# Ball bearing swivel



## WhyMe (Apr 21, 2013)

The last few times I have been out trolling for Kings ( gearing up for offshore trolling) the ball bearing swivels I have been using just suck...line all twisted. As always you get what you pay for.....the gear I'll be using are internationals 30s with mono 40 lbs... High speed trolling....please point me in the right direction for the better or best Ball Bearing Swivel. Thank you.
Whyme
MakomyDayo


----------



## Magic236 (Oct 1, 2007)

I order my swivels for offshore trolling from Melton's Tackle. I've used their Aussie Dual Ball Bearing swivels and have been pleased. I used to use SAMPOs, but the snaps seem to weaken too quickly.


----------



## HighCotton (Oct 2, 2007)

I fish SPRO's on all my big game gear.


----------



## MSViking (Oct 11, 2007)

You are on the right track when you say ball bearing swivel. Just go to J&m or Sam's in Orange Beach and look for ball bearing swivels. Aussie swivels are top of the line and may be overkill for your application, but Quickrig and Sampo make BB swivels.
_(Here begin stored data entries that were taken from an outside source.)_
   const int et = threadIdx.x;
-  const int q = warp & 3;
-  const int row = q * 32 + lane;
   const int half = et >> 7;
+  const int rA = half * 64 + 16 * ((et >> 5) & 3) + (lane >> 2), cq = 2 * (lane & 3);
   const int fmt = a.fmt;
   uint16_t* out16 = reinterpret_cast<uint16_t*>(a.out_bf16);
-  {
-    long long tok;
-    if (CONV) {
-      const int y = ty0 + row / kTW, x = tx0 + row % kTW;
-      tok = (y < a.H && x < a.W) ? ((long long)tb * a.H + y) * a.W + x : -1;
-    } else {
-      tok = (long long)m0 + row;
-      if (tok >= a.M) tok = -1;
-    }
-    if (half == 0) {
-      s_tok[row] = tok;
-      s_img[row] = (EPI == EPI_LN && tok >= 0) ? (int)(tok / a.L) : 0;
-    }
-    for (int c = et; c < BN; c += kEpiThreads) {
-      const int n = n0 + c;
-      s_bias[c] = (n < a.N) ? a.bias[n] : 0.f;
+  const int Cw = (EPI == EPI_LN) ? a.C : a.N_f32;
+  const int pitch = stage_pitch32(Cw);
+  const bool res_in_stage = a.epi_mode == 1 && a.res_f32 != nullptr;
+  float* stg32 = reinterpret_cast<float*>(smem + S::OFF_STG);
+  constexpr int P16 = BN + 8;
+  uint16_t* stg16 = reinterpret_cast<uint16_t*>(smem + S::OFF_STG);
+  uint32_t it = 0;
+  int bias_n0 = -1;
+
+  for (int tile = blockIdx.x; tile < a.total_tiles; tile += gridDim.x, it += nk_total) {
+    const TileCoord t = tile_coord<BN, CONV>(a, tile);
+    if (et < kBM) {
+      const long long tok = row_token<CONV>(a, t, et);
+      s_tok[et] = tok;
+      s_img[et] = (EPI == EPI_LN && tok >= 0) ? (int)(tok / a.L) : 0;
+    }
+    if (t.n0 != bias_n0) {
+      for (int c = et; c < BN; c += kEpiThreads) s_bias[c] = (t.n0 + c < a.N) ? a.bias[t.n0 + c] : 0.f;
+      bias_n0 = t.n0;
+    }
+    if (res_in_stage) {
+      const int C4r = Cw >> 2;
+      for (int r = et >> 5; r < kBM; r += kEpiWarps) {
+        const long long rtok = row_token<CONV>(a, t, r);
+        for (int c4 = lane; c4 < C4r; c4 += 32)
+          cp_async_16(stg32 + r * pitch + c4 * 4, a.res_f32 + (rtok >= 0 ? rtok : 0) * a.ldr + c4 * 4, rtok >= 0);
+      }
+      cp_async_commit();
+    }
+    float acc[BN / 64][32];
+#pragma unroll
+    for (int j = 0; j < BN / 64; ++j)
+#pragma unroll
+      for (int e = 0; e < 32; ++e) acc[j][e] = 0.f;
+    if (fmt == FMT_BF16) mma_loop<BN, FMT_BF16>(acc, smem, full, empty, it, nk_total, half, et);
+    else mma_loop<BN, FMT_F16>(acc, smem, full, empty, it, nk_total, half, et);
+    if (res_in_stage) cp_async_wait<0>();
+    epi_barrier();
+
+    if (BN <= 192 && EPI == EPI_BIAS_ACT && a.epi_mode == 2) {
+      long long tokr[2] = {row_token<CONV>(a, t, rA), row_token<CONV>(a, t, rA + 8)};
+#pragma unroll
+      for (int j = 0; j < BN / 64; ++j)
+#pragma unroll
+        for (int i = 0; i < 8; ++i) {
+          const int c = 64 * j + 8 * i + cq;
+          if (t.n0 + (c & ~31) >= a.N) continue;
+#pragma unroll
+          for (int h = 0; h < 2; ++h) {
+            const long long tok = tokr[h];
+            if (tok < 0) continue;
+            const int row = rA + 8 * h;
+            float o[2];
+#pragma unroll
+            for (int e = 0; e < 2; ++e) {
+              const int n = t.n0 + c + e;
+              float val = tc_act(acc[j][4 * i + 2 * h + e] + s_bias[c + e], a.act, a.slope);
+              if (a.res_f32 && n < a.N_f32) val += __ldg(a.res_f32 + tok * a.ldr + n);
+              o[e] = (n < a.N) ? val : 0.f;
+              if (a.out_f32 && n < a.N_f32) a.out_f32[tok * a.ldo_f32 + n] = o[e];
+              if (CONV && a.out_nchw && n < a.N_f32) {
+                const int r = a.nchw_r, rr = r * r;
+                const int ch = n / rr, q = n - ch * rr;
+                const int yy = (t.ty0 + row / kTW) * r + q / r, xx = (t.tx0 + row % kTW) * r + q % r;
+                if (yy < a.Hc && xx < a.Wc)
+                  a.out_nchw[(((long long)t.tb * (a.N_f32 / rr) + ch) * a.Hc + yy) * a.Wc + xx] =
+                      fmaf(o[e], a.post_scale, a.post_shift[ch & 3]);
+              }
+            }
+            if (out16 && t.n0 + (c & ~7) < a.ldo_bf16)
+              *reinterpret_cast<uint32_t*>(out16 + tok * a.ldo_bf16 + t.n0 + c) = pack16(o[0], o[1], fmt);
+          }
+        }
+      epi_barrier();
+      continue;
+    }
+    if (BN <= 192 && a.epi_mode == 1) {
       if (EPI == EPI_LN) {
-        s_gamma[c] = (c < a.C) ? a.gamma[c] : 0.f;
-        s_beta[c] = (c < a.C) ? a.beta[c] : 0.f;
-      }
-    }
-  }
-  {
-    float acc[BN / 64][32];
-#pragma unroll
-    for (int j = 0; j < BN / 64; ++j)
-#pragma unroll
-      for (int e = 0; e < 32; ++e) acc[j][e] = 0.f;
-    if (fmt == FMT_BF16) mma_loop<BN, FMT_BF16>(acc, smem, full, empty, nk_total, half, et);
-    else mma_loop<BN, FMT_F16>(acc, smem, full, empty, nk_total, half, et);
-    epi_barrier();
-    const int w = (et >> 5) & 3, r0 = half * 64 + 16 * w + (lane >> 2), cq = 2 * (lane & 3);
-#pragma unroll
-    for (int j = 0; j < BN / 64; ++j)
-#pragma unroll
-      for (int i = 0; i < 8; ++i) {
-        const int c = j * 64 + 8 * i + cq;
-        *reinterpret_cast<float2*>(accs + r0 * AP + c) = make_float2(acc[j][4 * i], acc[j][4 * i + 1]);
-        *reinterpret_cast<float2*>(accs + (r0 + 8) * AP + c) = make_float2(acc[j][4 * i + 2], acc[j][4 * i + 3]);
-      }
-  }
-  epi_barrier();
-  uint32_t v[32];
-
-    if (EPI == EPI_BIAS_ACT && a.epi_mode == 2) {
-      const long long tok = s_tok[row];
-      for (int c0 = 32 * half; c0 < BN; c0 += 64) {
-        if (n0 + c0 >= a.N) break;
-        acc_row32(accs + row * AP + c0, v);
-        if (tok < 0) continue;
-        float o[32];
-#pragma unroll
-        for (int j = 0; j < 32; ++j) {
-          const int n = n0 + c0 + j;
-          float val = tc_act(__uint_as_float(v[j]) + s_bias[c0 + j], a.act, a.slope);
-          if (a.res_f32 && n < a.N_f32) val += __ldg(a.res_f32 + tok * a.ldr + n);
-          o[j] = (n < a.N) ? val : 0.f;
-          if (a.out_f32 && n < a.N_f32) a.out_f32[tok * a.ldo_f32 + n] = o[j];
-          if (CONV && a.out_nchw && n < a.N_f32) {
-            const int r = a.nchw_r, rr = r * r;
-            const int c = n / rr, q = n - c * rr;
-            const int yy = (ty0 + row / kTW) * r + q / r, xx = (tx0 + row % kTW) * r + q % r;
-            if (yy < a.Hc && xx < a.Wc)
-              a.out_nchw[(((long long)tb * (a.N_f32 / rr) + c) * a.Hc + yy) * a.Wc + xx] = fmaf(o[j], a.post_scale, a.post_shift[c & 3]);
-          }
+        float mean[2], rstd[2];
+#pragma unroll
+        for (int h = 0; h < 2; ++h) {
+          const float x0 = acc[0][2 * h] + s_bias[cq];
+          float s1 = 0.f, s2 = 0.f;
+          int nh = 0;
+#pragma unroll
+          for (int j = 0; j < BN / 64; ++j)
+#pragma unroll
+            for (int i = 0; i < 8; ++i)
+#pragma unroll
+              for (int e = 0; e < 2; ++e) {
+                const int c = 64 * j + 8 * i + cq + e;
+                if (c < Cw) {
+                  const float d = acc[j][4 * i + 2 * h + e] + s_bias[c] - x0;
+                  s1 += d;
+                  s2 = fmaf(d, d, s2);
+                  ++nh;
+                }
+              }
+          float n = (float)nh;
+          const float m1 = nh > 0 ? s1 / n : 0.f;
+          float m = nh > 0 ? x0 + m1 : 0.f;
+          float q = nh > 0 ? fmaxf(s2 - s1 * m1, 0.f) : 0.f;
+#pragma unroll
+          for (int x = 1; x <= 2; x <<= 1) {
+            const float mo = __shfl_xor_sync(0xffffffffu, m, x), qo = __shfl_xor_sync(0xffffffffu, q, x),
+                        no = __shfl_xor_sync(0xffffffffu, n, x);
+            if (lane & x) {
+              float m2 = mo, q2 = qo, n2 = no;
+              chan_merge(m2, q2, n2, m, q, n);
+              m = m2, q = q2, n = n2;
+            } else {
+              chan_merge(m, q, n, mo, qo, no);
+            }
+          }
+          mean[h] = m;
+          rstd[h] = rsqrtf(q / n + a.eps);
         }
-        if (out16) {
-#pragma unroll
-          for (int j = 0; j < 32; j += 8)
-            if (n0 + c0 + j < a.ldo_bf16)
-              *reinterpret_cast<uint4*>(out16 + tok * a.ldo_bf16 + n0 + c0 + j) =
-                  make_uint4(pack16(o[j], o[j + 1], fmt), pack16(o[j + 2], o[j + 3], fmt), pack16(o[j + 4], o[j + 5], fmt),
-                             pack16(o[j + 6], o[j + 7], fmt));
-        }
-      }
-    } else if (a.epi_mode == 1) {
-      const int Cw = (EPI == EPI_LN) ? a.C : a.N_f32;
-      const int pitch = stage_pitch32(Cw);
-      float* stg = reinterpret_cast<float*>(smem + S::OFF_STG);
-      const bool res_in_stage = a.res_f32 != nullptr;
-      if (res_in_stage) {
-        const int C4r = Cw >> 2, ewr = et >> 5;
-        for (int r = ewr; r < kBM; r += kEpiWarps) {
-          const long long rtok = s_tok[r];
-          for (int c4 = lane; c4 < C4r; c4 += 32)
-            cp_async_16(stg + r * pitch + c4 * 4, a.res_f32 + (rtok >= 0 ? rtok : 0) * a.ldr + c4 * 4, rtok >= 0);
-        }
-        cp_async_commit();
-      }
-      if (EPI == EPI_LN) {
-        float s1 = 0.f, s2 = 0.f, x0 = 0.f;
-        int nh = 0;
-        for (int c0 = 32 * half; c0 < Cw; c0 += 64) {
-          acc_row32(accs + row * AP + c0, v);
-          if (c0 == 32 * half) x0 = __uint_as_float(v[0]) + s_bias[c0];
-#pragma unroll
-          for (int j = 0; j < 32; ++j)
-            if (c0 + j < Cw) {
-              const float d = __uint_as_float(v[j]) + s_bias[c0 + j] - x0;
-              s1 += d;
-              s2 = fmaf(d, d, s2);
-              ++nh;
+#pragma unroll
+        for (int j = 0; j < BN / 64; ++j)
+#pragma unroll
+          for (int i = 0; i < 8; ++i) {
+            const int c = 64 * j + 8 * i + cq;
+            if (c >= Cw) continue;
+#pragma unroll
+            for (int h = 0; h < 2; ++h) {
+              float2* sp = reinterpret_cast<float2*>(stg32 + (rA + 8 * h) * pitch + c);
+              float2 o = res_in_stage ? *sp : make_float2(0.f, 0.f);
+              o.x += ((acc[j][4 * i + 2 * h] + s_bias[c] - mean[h]) * rstd[h] * s_gamma[c] + s_beta[c]) * a.res_scale;
+              o.y += ((acc[j][4 * i + 2 * h + 1] + s_bias[c + 1] - mean[h]) * rstd[h] * s_gamma[c + 1] + s_beta[c + 1]) *
+                     a.res_scale;
+              *sp = o;
             }
-        }
-        {
-          const float fn = (float)nh;
-          const float m1 = nh > 0 ? s1 / fn : 0.f;
-          s_mom[(half * kBM + row) * 3 + 0] = x0 + m1;
-          s_mom[(half * kBM + row) * 3 + 1] = nh > 0 ? fmaxf(s2 - s1 * m1, 0.f) : 0.f;
-          s_mom[(half * kBM + row) * 3 + 2] = fn;
-        }
-        if (res_in_stage) cp_async_wait<0>();
-        epi_barrier();
-        float mean, rstd;
-        {
-          const float m0 = s_mom[row * 3 + 0], q0 = s_mom[row * 3 + 1], c0n = s_mom[row * 3 + 2];
-          const float m1 = s_mom[(kBM + row) * 3 + 0], q1 = s_mom[(kBM + row) * 3 + 1], c1n = s_mom[(kBM + row) * 3 + 2];
-          const float n = c0n + c1n, d = (c1n > 0.f) ? m1 - m0 : 0.f;
-          mean = m0 + d * (c1n / n);
-          const float M2 = q0 + q1 + d * d * (c0n * c1n / n);
-          rstd = rsqrtf(M2 / n + a.eps);
-        }
-        for (int c0 = 32 * half; c0 < Cw; c0 += 64) {
-          acc_row32(accs + row * AP + c0, v);
-#pragma unroll
-          for (int j = 0; j < 32; j += 4) {
-            if (c0 + j < Cw) {
-              float4* sp = reinterpret_cast<float4*>(stg + row * pitch + c0 + j);
-              float4 acc4 = res_in_stage ? *sp : make_float4(0.f, 0.f, 0.f, 0.f);
-              float o4[4] = {acc4.x, acc4.y, acc4.z, acc4.w};
-#pragma unroll
-              for (int e = 0; e < 4; ++e) {
-                const int c = c0 + j + e;
-                o4[e] += ((__uint_as_float(v[j + e]) + s_bias[c] - mean) * rstd * s_gamma[c] + s_beta[c]) * a.res_scale;
-              }
-              *sp = make_float4(o4[0], o4[1], o4[2], o4[3]);
+          }
+      } else {
+#pragma unroll
+        for (int j = 0; j < BN / 64; ++j)
+#pragma unroll
+          for (int i = 0; i < 8; ++i) {
+            const int c = 64 * j + 8 * i + cq;
+            if (c >= Cw) continue;
+#pragma unroll
+            for (int h = 0; h < 2; ++h) {
+              float2* sp = reinterpret_cast<float2*>(stg32 + (rA + 8 * h) * pitch + c);
+              float2 o = res_in_stage ? *sp : make_float2(0.f, 0.f);
+              o.x += tc_act(acc[j][4 * i + 2 * h] + s_bias[c], a.act, a.slope);
+              o.y += tc_act(acc[j][4 * i + 2 * h + 1] + s_bias[c + 1], a.act, a.slope);
+              *sp = o;
             }
           }
-        }
-      } else {
-        if (res_in_stage) {
-          cp_async_wait<0>();
-          epi_barrier();
-        }
-        for (int c0 = 32 * half; c0 < Cw; c0 += 64) {
-          acc_row32(accs + row * AP + c0, v);
-#pragma unroll
-          for (int j = 0; j < 32; j += 4) {
-            if (c0 + j < Cw) {
-              float4* sp = reinterpret_cast<float4*>(stg + row * pitch + c0 + j);
-              float4 acc4 = res_in_stage ? *sp : make_float4(0.f, 0.f, 0.f, 0.f);
-              float o4[4] = {acc4.x, acc4.y, acc4.z, acc4.w};
-#pragma unroll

If memory serves me they are around $3-$5 each depending on size

Robert


----------



## Ocean Master (May 20, 2008)

Sampo...


----------



## Chris V (Oct 18, 2007)

I've been using and selling the Billfisher ball bearing swivels for several years without complaint.


----------



## WhyMe (Apr 21, 2013)

Thx guys for your input I'll check the swivels out.
Whyme
MakomyDayo


----------



## MrFish (Aug 21, 2009)

Chris V said:


> I've been using and selling the Billfisher ball bearing swivels for several years without complaint.


This.


----------